Тот невозмутимо выдерживает испытующий взгляд.
– Ничего такого, что грозило бы твоей скорой пенсии. Даю тебе слово. А ты знаешь – слово свое я держу.
Следует долгая, задумчивая пауза. Меж бровей у Спадаро появляется глубокая вертикальная складка.
– Это правда, – соглашается он наконец.
– Отрадно, что помнишь.
Портье рассматривает пуговицы своей тужурки и задумчиво стряхивает с них воображаемые пылинки.
– Полиция увидит твой формуляр…
– Ну и что с того? В Италии за мной ничего нет. И потом, к полиции это не будет иметь никакого касательства.
– Послушай… Не поздно ли тебе снова браться за такие дела? Да и мне тоже. Вспомни, сколько тебе лет.
Макс с прежним бесстрастием смотрит на портье. А тот – на так и не вскрытый конверт, лежащий на лакированном дереве стойки.
– Сколько дней?
– Не знаю… – Макс беспечно пожимает плечами. – Недели хватит, я полагаю.
– Полагаешь?
– Хватит.
Спадаро прижимает конверт пальцем. Потом со вздохом медленно открывает регистрационную книгу.
– Пока могу оформить только на неделю. Дальше посмотрим.
– Идет.
Спадаро ладонью трижды хлопает по шпеньку гонга, зовя боя.
– Номер маленький, одиночный, вида никакого. Завтрак не включен.
Макс достает документы из кармана пиджака. Кладет их на стойку и видит, что конверт уже исчез.
Макс удивился, увидев Армандо де Троэйе в баре второго класса. Было позднее утро, и Макс сидел за аперитивом – стаканом абсента с водой и оливками – у широкого сплошного окна, выходившего на прогулочную палубу левого борта. Ему нравилось это место, потому что оттуда отлично просматривался весь салон – с плетеными креслами вместо удобных диванов красной кожи, как в первом классе, – и можно было любоваться морем. Погода по-прежнему стояла хорошая, солнце сияло целый день, а ночью небо было чистым. Двое суток изнурительной качки остались позади, и пассажиры могли передвигаться уверенней и глядеть друг на друга, а не зависеть от того, какое положение примет палуба. Так или иначе, Макс, пересекавший Атлантику в пятый раз, не помнил более спокойного и приятного плавания.
За соседними столами посетители – почти исключительно мужчины – играли в карты, в нарды или в шахматы.

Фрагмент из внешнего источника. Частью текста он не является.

+#pragma unroll
+                    for (int tp = 0; tp < NP; ++tp) {
+                        const bool has = mine && !((lane & 32) && TP::tap_b(tp) < 0);
+                        const unsigned v = has ? wd_raw[tp] : 0u;
+                        const unsigned word = (fr & 1) ? (v << 16) : v;
+                        const int qq = (fr & 7) >> 1;
+                        dwf[tp] = (u32x4){qq == 0 ? word : 0u, qq == 1 ? word : 0u, qq == 2 ? word : 0u, qq == 3 ? word : 0u};
+                    }
+                }
+                auto e_read = [&](int tbase, int tp) -> bf16x8 {
+                    const int ta = TP::tap_a(tp);
+                    const int offs = ((ta / KS) * RP + (ta % KS)) * 16;
+                    return *reinterpret_cast<const bf16x8*>(Es + tbase + (TP::vertical(tp) ? e_cv : e_ch) + offs);
+                };
+                bf16x8 ef[NP];
+#pragma unroll
+                for (int tp = 0; tp < NP; ++tp) ef[tp] = e_read(e_lane, tp);
+                float psum[4] = {0.f, 0.f, 0.f, 0.f};
+                const bool chok = ch0 + fq * 4 < a.mid;
+                bf16_t* dlane = a.D + (size_t)bi * MG_P * a.mid + ((t_row * WO + t_col) * a.mid + ch0 + fq * 4);
+                const size_t d_tile = (size_t)2 * WO * a.mid;
+                for (int mt = 0; mt < MTO; ++mt) {
+                    const int tbn = e_lane + min(mt + 1, MTO - 1) * E_TILE;
+                    f32x4 dacc = bd_reg;
+#pragma unroll
+                    for (int tp = 0; tp < NP; ++tp) {
+                        dacc = __builtin_amdgcn_mfma_f32_16x16x32_bf16(*reinterpret_cast<bf16x8*>(&dwf[tp]), ef[tp], dacc, 0, 0, 0);
+                        ef[tp] = e_read(tbn, tp);
+                    }
+                    dacc.x = act_c<ACT_D>(dacc.x); dacc.y = act_c<ACT_D>(dacc.y); dacc.z = act_c<ACT_D>(dacc.z); dacc.w = act_c<ACT_D>(dacc.w);
+                    if (col_ok && mt * 2 + t_row < WO) {
+                        psum[0] += dacc.x; psum[1] += dacc.y; psum[2] += dacc.z; psum[3] += dacc.w;
+                        if (chok) {
+                            u32x2 ov;
+                            ov.x = pack2bf(dacc.x, dacc.y);
+                            ov.y = pack2bf(dacc.z, dacc.w);
+                            *reinterpret_cast<u32x2*>(dlane + mt * d_tile) = ov;
+                        }
+                    }
+                }
+#pragma unroll
+                for (int o = 1; o < 16; o <<= 1) {
+#pragma unroll
+                    for (int j = 0; j < 4; ++j) psum[j] += __shfl_xor(psum[j], o, 64);
+                }
+                if (fr == 0 && chok)
+                    *reinterpret_cast<f32x4*>(a.sq + (size_t)bi * a.mid + ch0 + fq * 4) = (f32x4){psum[0], psum[1], psum[2], psum[3]};
+            }
+            if constexpr (img == NIMG - 1) prev_stores = active && valid;
+            asm volatile("" ::: "memory");
+        };
+        do_image(std::integral_constant<int, 0>{});
+        do_image(std::integral_constant<int, 1>{});
+        if constexpr (NIMG == 4) {
+            do_image(std::integral_constant<int, 2>{});
+            do_image(std::integral_constant<int, 3>{});
+        }
+    }
+}
+
+#define MG_INSTANCES(X) X(5, 8, 4) X(3, 8, 4) X(3, 12, 2)
+
+bool mbconv_group_supported(int H, int W, int Cin, int mid, int Cout, int k, int stride, int rd, int act_e, int act_d) {
+    if (H != 7 || W != 7 || stride != 1 || act_e != ACT_SILU || act_d != ACT_SILU || mid % 16 || Cin % 8) return false;
+    if (!mbconv_block_back_supported(H, W, Cin, mid, Cout, k, stride, rd, act_e, act_d)) return false;
+    const int kst = ((Cin + 31) & ~31) / 32;
+#define X(KS, KST, NI) \
+    if (k == KS && kst == KST) return MgGeom<KS, KST>::lds_bytes(NI) <= 160 * 1024 && (mid / 16 + NI - 1) / NI * 64 <= MG_BD_BYTES;
+    MG_INSTANCES(X)
+#undef X
+    return false;
+}
+
+template <int KS, int NIMG, int KST>
+static int launch_front(const BlockArgs& a, int B, hipStream_t st) {
+    constexpr size_t lds = MgGeom<KS, KST>::lds_bytes(NIMG);
+    static_assert(lds <= 160 * 1024, "mbconv_group: X and the E images do not fit the LDS");
+    static bool attr_done[64] = {false};
+    int dev = 0;
+    MI355_CHECK_HIP(hipGetDevice(&dev));
+    if (dev >= 0 && dev < 64 && !attr_done[dev]) {
+        MI355_CHECK_HIP(hipFuncSetAttribute((const void*)k_mbconv_group_front<KS, NIMG, KST>,
+                                            hipFuncAttributeMaxDynamicSharedMemorySize, 160 * 1024));
+        attr_done[dev] = true;
+    }
+    hipLaunchKernelGGL((k_mbconv_group_front<KS, NIMG, KST>), dim3((B + NIMG - 1) / NIMG, NIMG), dim3(MG_THREADS), lds, st, a, B);
+    MI355_LAUNCH_CHECK();
+    return OK;
+}
+
+int launch_mbconv_group(const BlockArgs& a, int B, int k, int stride, hipStream_t st, int phase) {
+    MI355_REQUIRE(B >= 1 && a.sq && a.D && mbconv_group_supported(a.H, a.W, a.Cin, a.mid, a.Cout, k, stride, a.rd, a.act_e, a.act_d),
+                  "mbconv_group: unsupported shape");
+    MI355_REQUIRE((long)B * MG_P * a.mid < (1l << 31) && a.Kp == ((a.Cin + 31) & ~31), "mbconv_group: bad arguments");
+    if (phase != 2) {
+        const int kst = a.Kp / 32;
+        int rc = ERR_UNSUPPORTED;
+#define X(KS, KST, NI) if (k == KS && kst == KST) rc = launch_front<KS, NI, KST>(a, B, st);
+        MG_INSTANCES(X)
+#undef X
+        if (rc != OK) return rc;
+    }
+    if (phase != 1) return launch_mbconv_block_back(a, B, k, stride, st);
+    return OK;
+}
+
+}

Максу, который сам играл лишь изредка и лишь наверняка – даже во время службы в Марокко он не пристрастился к азартным играм, – нравилось тем не менее наблюдать за профессионалами, в изобилии водившимися на трансатлантических рейсах. Уловки, хитрости, простодушие, те или иные реакции игроков, разные манеры поведения, столь наглядно и подробно показывающие всю многообразную сложность рода человеческого, – все это было превосходной школой для всякого, кто умел взглянуть на это под нужным углом, и Макс почерпнул у них множество полезных навыков и познаний. Как и на всех лайнерах, на «Кап Полонии» в первом, во втором и даже в третьем классе тоже работали шулера. Команда, разумеется, была в курсе дела: и судовой комиссар, и метрдотели, и распорядители знали их в лицо, исподволь следили за ними и подчеркивали их имена в списке пассажиров. Макс, еще служа на «Кап Арконе», познакомился с легендарным игроком по имени Бреретон, о котором рассказывали, что будто бы долгую партию в бридж, шедшую в курительном салоне первого класса на «Титанике», он не прерывал, пока не выиграл; и лишь когда пароход уже погружался в ледяные воды Северной Атлантики, бросился за борт, успев доплыть до последней спасательной шлюпки.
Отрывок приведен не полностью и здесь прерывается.